Rekultivierung von aufgelassenen Weinbergterrassen in der Brandstatt
Brandstatt

Lebenstraum, Lebensexperiment und Lebensziel. Die Brandstatt schließt die Wachau nach Norden hin spektakulär ab, nach ihren Steillagen beginnt das Waldviertel und mit ihm eine andere Geschichte. Gekauft habe ich die 0,3 Hektar Brachfläche im Jahr 2012. Mit Gestrüpp überwuchert und seit 50 Jahren unkultiviert, stellt sie eine Herausforderung dar, die ich mir seit langem gewünscht habe. Die Brandstatt zählt ohne Zweifel zu den großen Lagen der Wachau. Doch ist sie sukzessive verlassen worden: zu steil waren ihre Hänge, zu aufwändig ihre Bearbeitung.

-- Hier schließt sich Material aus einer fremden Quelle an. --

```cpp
extern "C" int lkgd_gemm_wide_launch(const lkgd_gemm_desc* d, hipStream_t stream, int cus, int ksplit, int wn, int wm) {
  LKGD_DEVICE_ONCE_BEGIN
    if (!wide_set_lds<LKGD_A_PLAIN>((const void*)lkgd_gemm_wide_split_kernel<LKGD_A_PLAIN>) ||
        !wide_set_lds<LKGD_A_CONV3X3>((const void*)lkgd_gemm_wide_split_kernel<LKGD_A_CONV3X3>) ||
        !wide_set_lds<LKGD_A_TCONV3>((const void*)lkgd_gemm_wide_split_kernel<LKGD_A_TCONV3>))
      return LKGD_E_LAUNCH;
  LKGD_DEVICE_ONCE_END
  if ((wn != 256 && wn != WBN) || (wm != 192 && wm != WBM)) return LKGD_E_SHAPE;
  int tiles_m = (d->M + wm - 1) / wm, tiles_n = (d->N + wn - 1) / wn;
  if (ksplit < 1 || (d->K / BK) % ksplit || (ksplit > 1 && (!d->workspace || d->geglu))) return LKGD_E_SHAPE;
  if ((wn == 256 || wm == 192) && ksplit > 1) return LKGD_E_SHAPE;
  if (wn == 256 && d->geglu) return LKGD_E_SHAPE;
  long long ntiles = (long long)tiles_m * tiles_n * ksplit;
  if (ntiles > 0x7fffffffLL) return LKGD_E_SHAPE;
  int grid = ntiles < cus ? (int)ntiles : cus;
  if (d->M >= (1 << 24)) return LKGD_E_SHAPE;
  float* ws = (float*)d->workspace;
  const int lo = lkgd_gemm_wide_lds_out(d, ksplit, wn);
  if (lo < 0) return lo;
  const bool lds_out = lo != 0;
#define WIDE_LAUNCH(MODE_)                                                                                              \
  {                                                                                                                     \
    if (ksplit > 1)                                                                                                     \
      hipLaunchKernelGGL(lkgd_gemm_wide_split_kernel<MODE_>, dim3(grid), dim3(WNT), WLDS, stream, *d, tiles_m, tiles_n, ksplit, ws); \
    else                                                                                                                \
      wide_go<MODE_>(d, stream, grid, tiles_m, tiles_n, lds_out, wn, wm);                                               \
  }
  if (d->mode == LKGD_A_PLAIN) WIDE_LAUNCH(LKGD_A_PLAIN)
  else if (d->mode == LKGD_A_CONV3X3) WIDE_LAUNCH(LKGD_A_CONV3X3)
  else if (d->mode == LKGD_A_TCONV3) WIDE_LAUNCH(LKGD_A_TCONV3)
#undef WIDE_LAUNCH
  else
    return LKGD_E_MODE;
  return hipGetLastError() == hipSuccess ? LKGD_OK : LKGD_E_LAUNCH;
}
```

Measured before the change: 6.232 frames/s.

## Prefetch residual rows into freed accumulator registers during GEMM epilogue

The epilogue now issues the residual (res1) loads for the first row-fragment up front, and prefetches later row-fragments' residuals into AGPR accumulator slots that have already been consumed. Explicit s_waitcnt vmcnt counts, computed at compile time from the issue order, let each read wait only for its own load. This hides global-load latency of the residual add behind epilogue math instead of stalling on each load. The cost is fragile hand-counted vmcnt bookkeeping and inline asm that depends on AGPR slot reuse; partial tiles fall back to a full vmcnt(0) wait.

```diff
diff --git a/lkgd_amd/csrc/gemm_wide.hip b/lkgd_amd/csrc/gemm_wide.hip
--- a/lkgd_amd/csrc/gemm_wide.hip
+++ b/lkgd_amd/csrc/gemm_wide.hip
@@ -131,6 +131,57 @@
   return (float4_t){a, b, c, d};
 }
 
+__device__ __forceinline__ half4_t wide_res_load(const half_t* src) {
+  half4_t r;
+  asm volatile("global_load_dwordx2 %0, %1, off" : "=v"(r) : "v"(src) : "memory");
+  return r;
+}
+template <int REG>
+__device__ __forceinline__ void wide_res_prefetch(const half_t* src) {
+  static_assert(REG % 2 == 0 && REG >= 0 && REG + 1 < 160, "an even-aligned pair inside the accumulators");
+  asm volatile("global_load_dwordx2 a[%1:%2], %0, off" : : "v"(src), "i"(REG), "i"(REG + 1) : "memory");
+}
+template <int REG, int BEHIND>
+__device__ __forceinline__ half4_t wide_res_take(bool exact) {
+  typedef unsigned uint2v __attribute__((ext_vector_type(2)));
+  unsigned lo, hi;
+  if (exact)
+    asm volatile("s_waitcnt vmcnt(%2)\n\tv_accvgpr_read_b32 %0, a[%3]\n\tv_accvgpr_read_b32 %1, a[%4]"
+                 : "=v"(lo), "=v"(hi) : "i"(BEHIND), "i"(REG), "i"(REG + 1) : "memory");
+  else
+    asm volatile("s_waitcnt vmcnt(0)\n\tv_accvgpr_read_b32 %0, a[%2]\n\tv_accvgpr_read_b32 %1, a[%3]"
+                 : "=v"(lo), "=v"(hi) : "i"(REG), "i"(REG + 1) : "memory");
+  return __builtin_bit_cast(half4_t, ((uint2v){lo, hi}));
+}
+template <int NF>
+__device__ __forceinline__ void wide_res_landed(half4_t (&q)[NF], bool exact) {
+  static_assert(NF == 10 || NF == 8, "operand lists below");
+  if (exact) asm volatile("s_waitcnt vmcnt(2)" ::: "memory");
+  else asm volatile("s_waitcnt vmcnt(0)" ::: "memory");
+  if constexpr (NF == 10)
+    asm volatile("" : "+v"(q[0]), "+v"(q[1]), "+v"(q[2]), "+v"(q[3]), "+v"(q[4]), "+v"(q[5]), "+v"(q[6]), "+v"(q[7]), "+v"(q[8]), "+v"(q[9]) : : "memory");
+  else
+    asm volatile("" : "+v"(q[0]), "+v"(q[1]), "+v"(q[2]), "+v"(q[3]), "+v"(q[4]), "+v"(q[5]), "+v"(q[6]), "+v"(q[7]) : : "memory");
+}
+constexpr int wide_res_behind(int lds_stores, int NF, int MF, int ti, int tj) {
+  int pos = 0, want = 0;
+  for (int j = 0; j < MF; ++j) {
+    if (j == 0) pos += NF;
+    for (int i = 0; i < NF; ++i) {
+      if (j == 0) {
+        pos += 1; if (i == ti && tj == 1) want = pos;
+        pos += 1; if (i == ti && tj == 2) want = pos;
+      } else if (j == 1 && MF == 4) {
+        pos += 1; if (i == ti && tj == 3) want = pos;
+      }
+      if (i == ti && j == tj) return pos - want < 63 ? pos - want : 63;
+      if (!lds_stores) pos += 1;
+    }
+    pos += lds_stores;
+  }
+  return 0;
+}
+
 template <int V> struct WideIC { static constexpr int value = V; };
 template <class F, int... Is> __device__ __forceinline__ void wide_static_for(F&& f, WideIC<Is>...) { (f(WideIC<Is>{}), ...); }
 template <class F> __device__ __forceinline__ void wide_for10(F&& f) {
@@ -334,6 +385,13 @@
       if (lds_out) __builtin_amdgcn_s_barrier();
       const bool cs_on = lds_out && p.colstats != nullptr;
       float csum[2] = {0.f, 0.f}, csq[2] = {0.f, 0.f};
+      const bool res_on = !SPLIT && r1p;
+      constexpr int res_lds_stores = lds_out ? NF / 2 : 0;
+#ifdef WIDE_X_NOSTORE
+      const bool res_exact = false;
+#else
+      const bool res_exact = tm * WM + wr * WRW + WRW <= p.M && tn * WN + wc * WCH + WCH <= p.N;
+#endif
       auto epi = [&](auto jc) {
         constexpr int j = decltype(jc)::value;
         const long long m = m0 + j * 16;
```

Die Brandstatt vor dem Beginn der Rekultivierung

Mit ihrer Rekultivierung trage ich meinen Teil zur Lagenvielfalt der Wachau bei. 0,3 Hektar klingen dabei nach nicht allzu viel, ergänzt man diese Zahl freilich mit 1200 Quadratmeter Steinmauern, die es auf insgesamt 13 Terrassen zu bauen gilt, kann man sich besser vorstellen mit welchen Extremen man es zu tun hat. Noch wurzeln hier keine Reben, doch 2015, wenn alles terrassiert sein wird, möchte ich damit beginnen, im steinigen Untergrund der Brandstatt das ganze Potenzial Wachauer Rieslinge auszuloten.

Steinmauern

Der Spitzer Graben ist ein Tal, an dessen Seiten Hänge abfallen, die eher für Schipisten als für Rebstöcke geeignet scheinen (es findet ja auch tatsächlich alljährlich ein Weltcup-Snowboard-Event keine 5 Kilometer von uns entfernt statt).
Rebstöcke im WinterWeinbau ist nur deshalb möglich, weil in einer fernen Vergangenheit ein Kollektiv aus Bauern, Winzern, Mönchen und ganzen Dorfgemeinschaften damit begannen, Stein auf Stein zu setzen und derart Mauern zu bauen, die bis heute das Landschaftsbild wie auch die Weinwirtschaft der Wachau entscheidend prägen. Ihre Konstruktion war eine enorme Kulturleistung, die Arbeit und Zeit, die dafür aufgewendet wurde, erstreckte sich über Jahrzehnte und Jahrhunderte. Uns Winzern kommt die Aufgabe zu, die Mauern zu pflegen und zu erhalten. Oder sie, wie es gerade in der Brandstatt passiert, komplett neu aufzubauen. Denn abgesehen von der stützenden Notwendigkeit für den Weinbau stellen die Mauern ein einzigartiges ästhetisches Monument dar und bieten zudem hunderten Pflanzen, Insekten, Käfern, Reptilien und Vögeln ein einmaliges Biotop und Refugium. Die Trockensteinmauern sind ein wesentliches Grund, warum die Wachau als Weltkulturerbe der Menschheit ausgewählt wurde. Dieses Erbe zu bewahren ist Verpflichtung und Aufgabe zugleich.